Created 06-24-2019 04:54 PM
The server are up and running but cloudbreak is not able to poll them. The connection from VM to server is working as I was able to SSH to them from the VM. AWS console shows the server are configured and are running properly. But the cloudbreak UI just shows "Create in progress" status.
Created 06-24-2019 05:26 PM
AWS is showing the servers as up and running. I was able to ssh to them from the cloudbreak VM as well but the cloudbreak UI is only showing status as "create in progress".
The last even history message was "Infrastructure metadata collection finished"
I checked cloudbreak logs and there are no errors in it.
I see the below message repeated over and over again.
2019-06-24 15:48:43,800 [scheduledExecutor-1] distributeFlows:166 INFO c.s.c.s.h.HeartbeatService - [owner:spring] [type:springLog] [id:] [name:] [flow:] [tracking:] Active CB nodes: (1)[[CloudbreakNode{uuid='52c98d7e-a196-4ec1-8378-5b8adfc2f83a', lastUpdated=1561391310002}]], failed CB nodes: (0)[[]] 2019-06-24 15:48:52,221 [http-nio-8080-exec-8] <init>:57 INFO c.s.c.f.MDCContextFilter - [owner:spring] [type:springLog] [id:] [name:] [flow:] [tracking:] No trackingId in request. Adding trackingId: 'f4e52ca0-73af-4f94-98a6-16093895beb8' 2019-06-24 15:48:52,224 [http-nio-8080-exec-8] getAllForAutoscale:311 INFO c.s.c.s.StackCommonService - [owner:undefined] [type:Autoscale] [id:] [name:] [flow:] [tracking:f4e52ca0-73af-4f94-98a6-16093895beb8] Get all stack, autoscale authorized only. 2019-06-24 15:49:00,004 [scheduledExecutor-2] cancelInvalidFlows:221 INFO c.s.c.s.h.HeartbeatService - [owner:spring] [type:springLog] [id:] [name:] [flow:] [tracking:] Check if there are termination flows for the following stack ids: [9] 2019-06-24 15:49:02,221 [http-nio-8080-exec-9] <init>:57 INFO c.s.c.f.MDCContextFilter - [owner:spring] [type:springLog] [id:] [name:] [flow:] [tracking:] No trackingId in request. Adding trackingId: 'e335bdd8-7dfb-48ad-a697-fad696d923de' 2019-06-24 15:49:02,223 [http-nio-8080-exec-9] getAllForAutoscale:311 INFO c.s.c.s.StackCommonService - [owner:undefined] [type:Autoscale] [id:] [name:] [flow:] [tracking:e335bdd8-7dfb-48ad-a697-fad696d923de] Get all stack, autoscale authorized only.

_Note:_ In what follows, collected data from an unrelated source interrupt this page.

template <bool USE_GRAD, int MODE, bool SMALL_VOLUME>
__global__ __launch_bounds__(kBounceThreads, CLVR_BOUNCE_WAVES_PER_SIMD) void k_bounce(const RenderArgs a) {
  constexpr int SMALL = SMALL_VOLUME ? 2 : 0;
  VolumePacked vol = make_volume(a);
  index_tables_to_lds<SMALL>(vol, a, kBounceThreads);
  __shared__ float div255[256];
  if (threadIdx.x < 256u) div255[threadIdx.x] = (float)threadIdx.x / 255.0f;
  __syncthreads();
  const uint32_t n_hits = a.n_hits_on_device ? a.counters[CTR_HITS] : a.n_hits;
  const uint32_t n_chunks = (n_hits + 63u) >> 6;
  const unsigned lane = lane_id();
  const unsigned home_queue = home_queue_of(a, (unsigned)(kBounceThreads / 64));
  unsigned queue_dry = 0u;
  enum : int { C_START_X, C_START_Y, C_START_Z,
               C_NORMAL_X, C_NORMAL_Y, C_NORMAL_Z,
               C_ENTRY_LO,
               C_ENTRY_HI,
               C_PIXEL, C_HIT, C_SEED,
               C_FIX,
               C_BV_R, C_BV_G, C_BV_B, C_FIELDS };
  __shared__ uint32_t cold[C_FIELDS][kBounceThreads];
#define COLD(f) cold[f][threadIdx.x]
#define COLD_ENTRY_HI() ((uint32_t)((int32_t)(COLD(C_ENTRY_HI) << (32 - entry_hi_bits)) >> (32 - entry_hi_bits)))
  Ray ray{{0, 0, 0}, {0, 0, 0}};
  float atten = 0.0f, r_energy = 0.0f, g_energy = 0.0f, b_energy = 0.0f;
  uint32_t color = 0u;
  int o = 0, i = 0;
  int st = ST_IDLE;
  int sd = 0;
  uint32_t march = 0u;
  constexpr uint32_t kOneStep = 1u << 24, kCertReady = 1u << 23, kArmed = 1u << 31;
  const bool cert_hint = a.cert_hint != 0;
  const int cert_min_lanes = a.cert_min_lanes;
  const int cert_at = a.cert_min_step != 0 ? a.cert_min_step : kCertNever;
  const bool start_cert = !USE_GRAD && a.cert_min_step != 0;
  const bool hull_cert = start_cert && a.hull_codes != nullptr;
  const bool hull_defer = hull_cert && a.hull_planes != nullptr;
  const int entry_hi_bits = hull_defer ? 3 : 8;
  const uint32_t *hull_words = hull_defer ? a.hull_planes : a.hull_codes;
  bool exhausted = false;
  BounceStats stats;

  for (;;) {
    if (__ballot(st == ST_MARCH) != 0ull) {
      do {
        stats.step(st);
        if (st == ST_MARCH) {
          ray.origin = ray.origin + ray.direction * fmaxf((float)sd, 0.5f);
          march += (uint32_t)sd - kOneStep;
          if (!USE_GRAD) {
            const bool has_voxel = __float_as_uint(ray.origin.x) < __float_as_uint((float)a.X) &&
                                   __float_as_uint(ray.origin.y) < __float_as_uint((float)a.Y) &&
                                   __float_as_uint(ray.origin.z) < __float_as_uint((float)a.Z);
            if (has_voxel) {
              const unsigned q = vol.template step_marched<SMALL>(ray.origin.x, ray.origin.y, ray.origin.z);
              sd = (int)(q & 0x7Fu);
              if (q & 0x80u) st = ST_EVENT + EV_HIT_COLOR_PENDING;
              else if ((march & ~kArmed) < kOneStep) st = ST_EVENT + EV_NONE;
              else if (((march & kArmed) | (uint32_t)sd) >= (uint32_t)cert_at && (march & kCertReady)) st = ST_CERT;
            } else {
              st = ST_EVENT + EV_CHECK;
            }
          } else if (exited_volume(vol, ray.origin)) {
            st = ST_EVENT + EV_EXIT;
          } else {
            int next_sd;
            bool pending = false;
            const bool is_hit = classify_step<USE_GRAD, SMALL, true>(vol, a.tf, ray.origin, color, next_sd, &pending);
            if (is_hit) {
              st = ST_EVENT + (pending ? EV_HIT_COLOR_PENDING : EV_HIT);
            } else if (march < kOneStep) {
              st = ST_EVENT + EV_NONE;
            } else {
              sd = next_sd;
              if (sd >= cert_at && (march & kCertReady)) st = ST_CERT;
            }
          }
        }
        const int n_cert = __popcll(__ballot(st == ST_CERT));
        if (n_cert != 0 && (n_cert >= cert_min_lanes || __popcll(__ballot(st == ST_MARCH)) < a.step_min_lanes)) {
          stats.cert_begin(st, n_cert);
          const bool fired = !USE_GRAD && st == ST_CERT && (march & kArmed) != 0u && (march & ~kArmed) >= (uint32_t)(70 - kHullDeferSteps) * kOneStep;
          stats.hull_fired(fired, i == 8);
          if (st == ST_CERT) {
            if (!USE_GRAD) march &= ~kArmed;
            int away;
            if (fired && !kStartCertVerify) {
              st = ST_EVENT + EV_EXIT;
            } else if (certify_exit(a, ray.origin, ray.direction, (int)(march >> 24), away)) {
              st = ST_EVENT + EV_EXIT;
            } else {
              march = (march & ~(kOneStep - 1u)) | (kCertReady - (uint32_t)(cert_hint ? away : 0));
              st = ST_MARCH;
            }
          }
          stats.cert_end(st, n_cert);
        }
      } while (__popcll(__ballot(st == ST_MARCH)) >= a.step_min_lanes);
    }

    stats.closing_half(st);
    if (st >= ST_EVENT) {
      int ev = st - ST_EVENT;
      if (ev == EV_CHECK) {
        for (;;) {
          if (exited_volume(vol, ray.origin)) { ev = EV_EXIT; break; }
          int next_sd;
          bool pending = false;
          if (classify_step<USE_GRAD, SMALL, true>(vol, a.tf, ray.origin, color, next_sd, &pending)) {
            ev = pending ? EV_HIT_COLOR_PENDING : EV_HIT;
            break;
          }
          if ((march & ~kArmed) < kOneStep) { ev = EV_NONE; break; }
          ray.origin = ray.origin + ray.direction * fmaxf((float)next_sd, 0.5f);
          march -= kOneStep;
        }
      }
      stats.march_end(a.counters, ev);
      bool ended = false;

      if (ev == EV_EXIT) {
        const float factor = i == 8 ? 8.0f / 8.0f : (i == 9 ? 8.0f / 9.0f : (i == 10 ? 8.0f / 10.0f : 8.0f / (float)i));
        const float p_r = atten * r_energy, p_g = atten * g_energy, p_b = atten * b_energy;
        uint32_t light = 0u;
        const uint32_t fix_word = COLD(C_FIX);
        int fix = (int)(fix_word >> 2) - 2, npend = (int)(fix_word & 3u);
        bool certain = (fix == -1) && sample_environment_map_fast(a.env, a.env_w, a.env_h, ray.direction, light);
        if (certain) {
          COLD(C_BV_R) = f2u((float)COLD(C_BV_R) + p_r * (float)(light & 255u) * factor / 1.0f);
          COLD(C_BV_G) = f2u((float)COLD(C_BV_G) + p_g * (float)((light >> 8) & 255u) * factor / 1.0f);
          COLD(C_BV_B) = f2u((float)COLD(C_BV_B) + p_b * (float)((light >> 16) & 255u) * factor / 1.0f);
        } else {
          if (fix == -1) {
            const uint32_t slot = atomicAdd(&a.counters[CTR_FIXUPS], 1u);
            if (slot < a.fixup_capacity) {
              fix = (int)slot;
              uint32_t *rec = a.fixups + (size_t)slot * kFixupDwords;
              rec[0] = COLD(C_HIT);
              rec[1] = COLD(C_ENTRY_LO);
              rec[2] = COLD_ENTRY_HI();
              rec[3] = COLD(C_PIXEL);
              rec[4] = COLD(C_BV_R); rec[5] = COLD(C_BV_G); rec[6] = COLD(C_BV_B);
            } else {
              a.sticky_flags[0] = 1u;
              fix = -2;
            }
          }
          if (fix >= 0) {
            uint32_t *e = a.fixups + (size_t)fix * kFixupDwords + 8 + 7 * npend;
            e[0] = __float_as_uint(p_r); e[1] = __float_as_uint(p_g); e[2] = __float_as_uint(p_b);
            e[3] = __float_as_uint(factor);
            e[4] = __float_as_uint(ray.direction.x); e[5] = __float_as_uint(ray.direction.y);
            e[6] = __float_as_uint(ray.direction.z);
            npend += 1;
          }
          COLD(C_FIX) = ((uint32_t)(fix + 2) << 2) | (uint32_t)npend;
        }
        o += 1;
        ev = EV_START;
        ended = true;
      } else if (ev == EV_HIT || ev == EV_HIT_COLOR_PENDING) {
        i += 1;
        if (i > 10) {
          o += 1;
          ended = true;
        }
      } else if (ev == EV_NONE) {
        i += 1;
        if (i > 10) {
          o += 1;
          ev = EV_START;
          ended = true;
        }
      }

      if (ended && o > 2) {
        const int fix = (int)(COLD(C_FIX) >> 2) - 2;
        if (fix == -1)
          finish_item<MODE>(a, (int64_t)(((uint64_t)COLD_ENTRY_HI() << 32) | (uint64_t)COLD(C_ENTRY_LO)), COLD(C_HIT), COLD(C_PIXEL) & 0xFFFFu,
                            COLD(C_PIXEL) >> 16, COLD(C_BV_R), COLD(C_BV_G), COLD(C_BV_B));
        else if (fix >= 0) a.fixups[(size_t)fix * kFixupDwords + 7] = COLD(C_FIX) & 3u;
        st = ST_IDLE;
      } else {
        st = ST_EVENT + ev;
      }
    }

    const unsigned long long idle_mask = __ballot(st == ST_IDLE);
    const uint32_t n_idle = (uint32_t)__popcll(idle_mask);
    if (!exhausted && n_idle >= (uint32_t)a.refill_min_lanes) {
      const uint32_t NQ = (uint32_t)a.unit_queues, S = (uint32_t)a.n_seeds, G = (uint32_t)a.unit_group;
      const uint32_t KB = (uint32_t)a.unit_block_log2, n_blocks = (n_chunks + (1u << KB) - 1u) >> KB;
      uint32_t base = 0u, count = 0u, q_sel = 0u;
      if (lane == 0u) {
        for (uint32_t tries = 0; tries < NQ && count == 0u; ++tries) {
          const uint32_t q = (home_queue + tries) % NQ;
          const uint32_t blocks_q = (n_blocks + NQ - 1u - q) / NQ;
          const uint32_t chunks_q = blocks_q << KB;
          if (chunks_q == 0u || ((queue_dry >> q) & 1u)) continue;
          const uint32_t total = chunks_q * S * 64u;
          const uint32_t p = atomicAdd(&a.counters[CTR_QUEUE_STRIDE * (q + 1u)], n_idle);
          if (p + n_idle >= total) queue_dry |= 1u << q;
          if (p < total) {
            base = p;
            count = min(n_idle, total - p);
            q_sel = q;
          }
        }
      }
      base = __shfl(base, 0);
      count = __shfl(count, 0);
      q_sel = __shfl(q_sel, 0);
      stats.refill(count);
      if (count == 0u) {
        exhausted = true;
      } else if (st == ST_IDLE) {
        const uint32_t rank = (uint32_t)__popcll(idle_mask & ((1ull << lane) - 1ull));
        if (rank < count) {
          const uint32_t item = base + rank, p = item >> 6;
          const uint32_t chunks_q = ((n_blocks + NQ - 1u - q_sel) / NQ) << KB;
          uint32_t r, c_in;
          const uint32_t g = udivmod24(p, G * S, r);
          const uint32_t in_group = min(G, chunks_q - g * G);
          const uint32_t s = udivmod24(r, in_group, c_in), ch = g * G + c_in;
          const uint32_t chunk = ((q_sel + NQ * (ch >> KB)) << KB) + (ch & ((1u << KB) - 1u));
          const uint32_t h = chunk * 64u + (item & 63u);
          if (h < n_hits) {
            const uint4 *src = reinterpret_cast<const uint4 *>(&a.hits[h]);
            const uint4 q0 = src[0], q1 = src[1], q2 = src[2], q3 = src[3];
            const f3 hit_origin = f3{__uint_as_float(q0.x), __uint_as_float(q0.y), __uint_as_float(q0.z)};
            const f3 hit_direction = f3{__uint_as_float(q0.w), __uint_as_float(q1.x), __uint_as_float(q1.y)};
            const f3 start = hit_origin + hit_direction;
            color = q2.y;
            const int64_t entry = (int64_t)(((uint64_t)q2.w << 32) | (uint64_t)q2.z);
            bool granted = true;
            if (MODE == CLWH_ACCUM_VOXEL_CACHE)
              granted = a.grants ? s < a.grants[h] : (entry >= 0 && cache_take_token(a.cache, entry, 256u));
            if (granted) {
              COLD(C_START_X) = __float_as_uint(start.x); COLD(C_START_Y) = __float_as_uint(start.y); COLD(C_START_Z) = __float_as_uint(start.z);
              COLD(C_NORMAL_X) = q1.z; COLD(C_NORMAL_Y) = q1.w; COLD(C_NORMAL_Z) = q2.x;
              COLD(C_ENTRY_LO) = q2.z;
              const uint32_t plane = hull_cert ? hull_words[h] : 0u;
              COLD(C_ENTRY_HI) = (q2.w & ((1u << entry_hi_bits) - 1u)) | ((plane & 0x1FFFu) << entry_hi_bits) | (plane & (hull_defer ? 0x00FF0000u : 0u)) | (q3.z << 24);
              COLD(C_PIXEL) = q3.x;
              COLD(C_HIT) = h;
              COLD(C_SEED) = (uint32_t)a.seeds[s];
              COLD(C_FIX) = (uint32_t)(-1 + 2) << 2;
              COLD(C_BV_R) = 0u; COLD(C_BV_G) = 0u; COLD(C_BV_B) = 0u;
              r_energy = div255[color & 255u];
              g_energy = div255[(color >> 8) & 255u];
              b_energy = div255[(color >> 16) & 255u];
              o = 1;
              st = ST_EVENT + EV_START;
            } else if (a.contrib_out) {
              uint32_t *q = a.contrib_out + ((size_t)(q3.x >> 16) * (size_t)a.launch_w + (q3.x & 0xFFFFu)) * 4;
              q[0] = 0u; q[1] = 0u; q[2] = 0u; q[3] = 0u;
            }
          }
        }
      }
    }
    stats.fresh_items(st, o);
    if (__ballot(st != ST_IDLE) == 0ull) {
      if (exhausted && lane == 0u) stats.flush<false>(a.counters);
      if (exhausted) break;
      continue;
    }

    bool sc_tried = false, sc_granted = false;
    bool hc_tried = false, hc_granted = false;
    bool rb_tried = false, rb_granted = false;
    uint32_t armed_path = 0u;
    if (st >= ST_EVENT) {
      const int ev = st - ST_EVENT;
      bool start_path = (ev == EV_START);
      bool bounce = false, from_hit = false;
      f3 bn{0, 0, 0}, bstart{0, 0, 0};
      int bseed = 0;

      if (ev == EV_HIT || ev == EV_HIT_COLOR_PENDING) {
        bn = -normalize3(hit_gradient_and_color<SMALL>(vol, a.tf, ray.origin, ev == EV_HIT_COLOR_PENDING, color));
        bstart = ray.origin + ray.direction;
        bseed = o + i - 1;
        bounce = true;
        from_hit = true;
        if (i > 10) {
          r_energy *= div255[color & 255u];
          g_energy *= div255[(color >> 8) & 255u];
          b_energy *= div255[(color >> 16) & 255u];
          bounce = false;
          start_path = true;
        }
      }

      if (start_path) {
        bn = f3{__uint_as_float(COLD(C_NORMAL_X)), __uint_as_float(COLD(C_NORMAL_Y)), __uint_as_float(COLD(C_NORMAL_Z))};
        bstart = f3{__uint_as_float(COLD(C_START_X)), __uint_as_float(COLD(C_START_Y)), __uint_as_float(COLD(C_START_Z))};
        bseed = o;
        bounce = true;
        from_hit = false;
      }

      if (bounce) {
        const float roughness = div255[color >> 24];
        const uint32_t pixel = COLD(C_PIXEL);
        Ray nr;
        nr.direction = hemisphere_reflective(pixel & 0xFFFFu, pixel >> 16, bn, (int)COLD(C_SEED) + bseed, roughness);
        nr.origin = bstart + bn * 2.0f;
        const float d = fabsf(dot3(nr.direction, bn));
        if (from_hit) {
          atten *= d;
          r_energy *= div255[color & 255u];
          g_energy *= div255[(color >> 8) & 255u];
          b_energy *= div255[(color >> 16) & 255u];
        } else {
          atten = d;
          i = 8;
          if (start_cert) {
            sc_tried = true;
            const uint32_t word = COLD(C_ENTRY_HI);
            sc_granted = start_certificate(word >> 24, nr.direction, a.start_cert_dmin);
          }
        }
        if (hull_cert && (hull_defer || !from_hit)) {
          const uint32_t word = COLD(C_ENTRY_HI);
          const uint32_t code = (word >> entry_hi_bits) & 0x1FFFu;
          const f3 n = hull_direction(code - 1u);
          const float dn = dot3(nr.direction, n);
          const f3 dir = nr.direction;
          const bool dir_ok = fminf(fminf(fabsf(dir.x), fabsf(dir.y)), fabsf(dir.z)) >= 0.0009765625f && (dir.x + dir.y) + dir.z == (dir.x + dir.y) + dir.z;
          float m = hull_defer ? (float)((int32_t)(word << 8) >> 24) * (1.0f / (float)kHullMarginScale) : 0.0f;
          if (from_hit) {
            const f3 p = f3{__uint_as_float(COLD(C_START_X)), __uint_as_float(COLD(C_START_Y)), __uint_as_float(COLD(C_START_Z))} +
                         f3{__uint_as_float(COLD(C_NORMAL_X)), __uint_as_float(COLD(C_NORMAL_Y)), __uint_as_float(COLD(C_NORMAL_Z))} * 2.0f;
            m = m + dot3(n, f3{nr.origin.x - p.x, nr.origin.y - p.y, nr.origin.z - p.z});
          }
          const bool tried = code != 0u, granted = tried && dir_ok && m >= 0.0f && dn >= a.hull_delta0;
          if (from_hit) { rb_tried = tried; rb_granted = granted; }
          else { hc_tried = tried && m >= 0.0f; hc_granted = granted; }
          if (tried && dir_ok && !sc_granted && m < 0.0f && m >= -kHullDeferDeficit && dn >= a.hull_defer_delta0)
            armed_path = (uint32_t)ceilf(-m * __builtin_amdgcn_rcpf(dn) * (1.0f + 0x1p-19f));
        }
        ray = nr;
      }

      if ((sc_granted || hc_granted || rb_granted) && !kStartCertVerify) {
        st = ST_EVENT + EV_EXIT;
      } else {
        sd = (int)(vol.template step_i<SMALL>(f2i(ray.origin.x), f2i(ray.origin.y), f2i(ray.origin.z)) & 0x7Fu);
        march = 70u * kOneStep + kCertReady;
        if (armed_path != 0u) march = kArmed + 70u * kOneStep + kCertReady - armed_path;
        st = ST_MARCH;
      }
    }
    stats.start_cert(sc_tried, sc_granted);
    stats.hull_cert(hc_tried, hc_granted, hc_granted && sc_granted);
    stats.hull_more(rb_tried, rb_granted, armed_path != 0u && st == ST_MARCH, i == 8);
  }
#undef COLD_ENTRY_HI
#undef COLD
}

Created 06-25-2019 03:33 PM
Those logs are irrelevant, not related to cluster creation (autoscale component checks stacks in cloudbreak periodically).
Created 06-25-2019 03:35 PM
Anyway, you need to wait until cluster creation finishes (or throws some error in case of failure), cluster creation time can vary, depends on the speed of the communication between cloudbreak and cluster, depends on the instance details (cpu, memory), etc.
Created 06-25-2019 03:56 PM
The status of the cluster creation has not changed and it's been like that for over 2 days. I am thinking the issue is the proxy setup but not sure where the issues could be since cloudbreak was able to install on the VM and was able to contact aws to create the servers.
Created 06-26-2019 07:19 AM
I assume this issue is the same as this: https://community.hortonworks.com/questions/248245/cloudbreak-stuck-in-creating-aws-hdf-cluster.html
I suggest to handle this in that question and not continuing the conversation everywhere.